No Southeast Asian writer has ever won the Nobel Prize for Literature. Indeed, although some, notably Indonesia's Pramoedya Ananta Toer have been nominated more than once, no writer has really come very close to such an achievement. The reasons are more to do with the nature of literature in the region rather than any lack of talent. Nobel Prize juries tend to look for a depth of feeling and imagination, based on psychology and characterization, which are rarely included in Southeast Asian art. Instead, the latter is based on symbolism, right-behaviour rather than right-thinking and adherence to family-based modes of manners which are alien to the western sensitivity.

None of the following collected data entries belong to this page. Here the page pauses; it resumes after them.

int ktf_vad_mask_f32(const float* feats, int64_t B, int64_t T, int32_t D, const KtfVadCfg* cfg, float* mask,
                     void* stream);
int ktf_vad_index(const float* feats, int64_t B, int64_t T, int32_t D, const KtfVadCfg* cfg, int32_t* idx,
                  int32_t* lens, void* stream);
int ktf_cmvn_f32(const float* x, int64_t B, int64_t T, int32_t D, int64_t ldx, const int32_t* lens,
                 const KtfCmvnCfg* cfg, float* out, int64_t ldo, int32_t* out_lens, float* work, void* stream);
int ktf_vad_cmvn(const float* feats, int64_t B, int64_t T, int32_t D, const KtfVadCfg* vad, const KtfCmvnCfg* cmvn,
                 void* out, int32_t out_dtype, int64_t ldo, int32_t* lens, int32_t* idx_work, float* work,
                 void* stream);

typedef struct KtfVcPlan {
    int64_t pos_ints;
    int64_t stage_floats;
    int64_t bs_floats;
    int64_t col_floats;
    int64_t lds_bytes;
    int32_t nsplit;
    int32_t lds_form;
} KtfVcPlan;
int ktf_vad_cmvn_plan(int64_t B, int64_t T, int32_t D, int64_t ldo, KtfVcPlan* plan);
int ktf_cmvn_plan(int64_t T, int32_t D, int64_t ldo, KtfVcPlan* plan);

int ktf_route_short(const int32_t* lens, int64_t B, int32_t min_frames, int32_t* lens_main, int32_t* lens_short, int32_t* host_flag,
                    int32_t seq, void* stream);

typedef struct KtfTdnnDesc {
    int32_t units;
    int32_t din;
    int32_t din_pad;
    int32_t nctx;
    int32_t ctx[16];
    int32_t subsampling;
    int32_t valid;
    int32_t act;
    int32_t gemm;
    int32_t x_dtype, w_dtype, y_dtype;
    int32_t flags;
} KtfTdnnDesc;

#define KTF_TDNN_REF_TILES 1
#define KTF_TDNN_DET_STATS 2
#define KTF_TDNN_K_INTERLEAVED 4
#define KTF_TDNN_W_TILED 8

#define KTF_TDNN_MX_LOADER (1 << 24)

const char* ktf_tdnn_last_kernel(void);


int64_t ktf_tdnn_out_len(int64_t len, const KtfTdnnDesc* d);
int ktf_tdnn_out_lens(const int32_t* lens, int64_t B, const KtfTdnnDesc* d, int32_t* out_lens, void* stream);

int ktf_tdnn(const void* x, int64_t B, int64_t T, int64_t ldx, const int32_t* lens, const KtfTdnnDesc* d,
             const void* w, const void* w_lo, const float* bias, const float* scale, const float* shift,
             void* y, int64_t ldy, int32_t* out_lens, void* stream);

int ktf_tdnn_stats(const void* x, int64_t B, int64_t T, int64_t ldx, const int32_t* lens, const KtfTdnnDesc* d,
                   const void* w, const void* w_lo, const float* bias, const float* scale, const float* shift, double* sums,
                   void* stream);
int ktf_tdnn_split(const void* x_hi, const void* x_lo, int64_t B, int64_t T, int64_t ldx, const int32_t* lens,
                   const KtfTdnnDesc* d, const void* w, const void* w_lo, const float* bias, const float* scale,
                   const float* shift, void* y, void* y_lo, int64_t ldy, int32_t* out_lens, void* stream);
int ktf_tdnn_split_flat(const void* x_hi, const void* x_lo, int64_t B, int64_t T, int64_t ldx, const int32_t* row_starts, const int32_t* row_map,
                        const KtfTdnnDesc* d, const void* w, const void* w_lo, const float* bias, const float* scale,
                        const float* shift, void* y, void* y_lo, int64_t ldy, void* stream);
int64_t ktf_flat_stats_slots(int64_t T);
int64_t ktf_flat_row_map_rows(int64_t B, int64_t T);
int ktf_flat_row_map(const int32_t* row_starts, int64_t B, int64_t T, int32_t* map, void* stream);
int ktf_tdnn_split_flat_stats(const void* x_hi, const void* x_lo, int64_t B, int64_t T, int64_t ldx, const int32_t* row_starts,
                              const int32_t* row_map, const KtfTdnnDesc* d, const void* w, const void* w_lo, const float* bias, const float* scale,
                              const float* shift, double* sums, void* stream);
int ktf_stats_finalize_flat(const double* sums, int64_t slots, const int32_t* row_starts, int64_t T, int64_t B, int32_t D,
                            int32_t include_std, float eps, float* out, int64_t ld_out, void* stream);
int ktf_tdnn_split_stats(const void* x_hi, const void* x_lo, int64_t B, int64_t T, int64_t ldx, const int32_t* lens,
                         const KtfTdnnDesc* d, const void* w, const void* w_lo, const float* bias, const float* scale,
                         const float* shift, double* sums, void* stream);
int ktf_split_bf16(const float* src, int64_t rows, int32_t D, int64_t ld_src, void* hi, void* lo, int64_t ld_dst,
                   void* stream);
int ktf_split_bf16_rows(const float* src, int64_t B, int64_t T, int32_t D, int64_t ld_src, const int32_t* lens, void* hi, void* lo,
                        int64_t ld_dst, void* stream);
int ktf_mx_planes(const float* src, int64_t B, int64_t T, int32_t D, int64_t ld_src, const int32_t* lens, void* xh, void* xl4,
                  void* x4, void* xs, void* stream);
int ktf_tdnn_mx(const void* xh, const void* xl4, const void* x4, const void* xs, int64_t B, int64_t T, const int32_t* lens,
                const KtfTdnnDesc* d, const void* wh, const void* wq, const float* bias, const float* scale, const float* shift,
                void* yh, void* yl4, void* y4, void* ys, float* yf, int64_t ldy, void* stream);
int ktf_tdnn_mx_flat(const void* xh, const void* xl4, const void* x4, const void* xs, int64_t B, int64_t T, const int32_t* row_starts,
                     const int32_t* row_map, const KtfTdnnDesc* d, const void* wh, const void* wq, const float* bias, const float* scale,
                     const float* shift, void* yh, void* yl4, void* y4, void* ys, void* stream);
int ktf_tdnn_mx_flat_stats(const void* xh, const void* xl4, const void* x4, const void* xs, int64_t B, int64_t T, const int32_t* row_starts,
                           const int32_t* row_map, const KtfTdnnDesc* d, const void* wh, const void* wq, const float* bias, const float* scale,
                           const float* shift, double* sums, void* stream);
int ktf_tdnn_mx_stats(const void* xh, const void* xl4, const void* x4, const void* xs, int64_t B, int64_t T, const int32_t* lens,
                      const KtfTdnnDesc* d, const void* wh, const void* wq, const float* bias, const float* scale,
                      const float* shift, double* sums, void* stream);
int ktf_stats_finalize(const double* sums, const int32_t* lens, int64_t T, int64_t B, int32_t D, int32_t include_std,
                       float eps, float* out, int64_t ld_out, void* stream);
int64_t ktf_stats_slots(int64_t T);
int64_t ktf_tdnn_stats_slots(int64_t T, int32_t gemm);
int32_t ktf_tdnn_slot_rows(int32_t gemm);
int64_t ktf_mx_stats_slots(int64_t T, int32_t flags);
int32_t ktf_mx_slot_rows(int32_t flags);
int ktf_stats_finalize_slots(const double* sums, int64_t slots, int32_t slot_rows, const int32_t* lens, int64_t T, int64_t B, int32_t D,
                             int32_t include_std, float eps, float* out, int64_t ld_out, void* stream);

However, new generations of writers have been exposed to different types of artistic ideas and traditions and it is possible that at least one of them might be honoured in the future. One of the more likely candidates is the Vietnamese author Duong Thu Huong, who is best known for her novels, many of which remain banned in her homeland. Born in 1947, she lived through not just the Indochinese Wars against France and the USA but also the Sino-Vietnamese War in 1979, during which she was present in the far northern mountains that marked the battlefields of the war. The victory of the Communist Party as a result of the wars of liberation put an end to any hope for free expression in Vietnam - however, there has rarely if ever been a period in that country's history during which people could speak their mind freely.
Duong Thu Huong has fallen foul of that repression with the banning of many of her books and the presence of obstacles placed in her career by the authorities. The problems have arisen not so much because of outright criticism of Communism or the leaders or officials of the Communist Party, although that can be find in her work, so much as in the internal lives and sensibilities of characters in her fiction which offer the possibilities of other forms of achievement and of desire beyond the political. In Memories of a Pure Spring, the disappointments of life in the post-war country are brought to perhaps their starkest expression.
The corruption and greed of the officials is, from a literary perspective, not so important because these can be found just about everywhere. Instead, it is the portrayal of the intentions and hopes of the central characters that is of most value - having said which, there remains a need to find translators for her work who are capable of rendering her prose in a consistent and sensitive fashion. The need to balance a clear flow of prose with the occasional footnote to describe features which are not immediately obvious to the foreign reader should not be impossible to resolve.
Duong Thu Huong is now building quite a substantial body of work to support her claims to literary stardom. Being a somewhat oppressed author is also likely to help her win prizes among certain audiences too.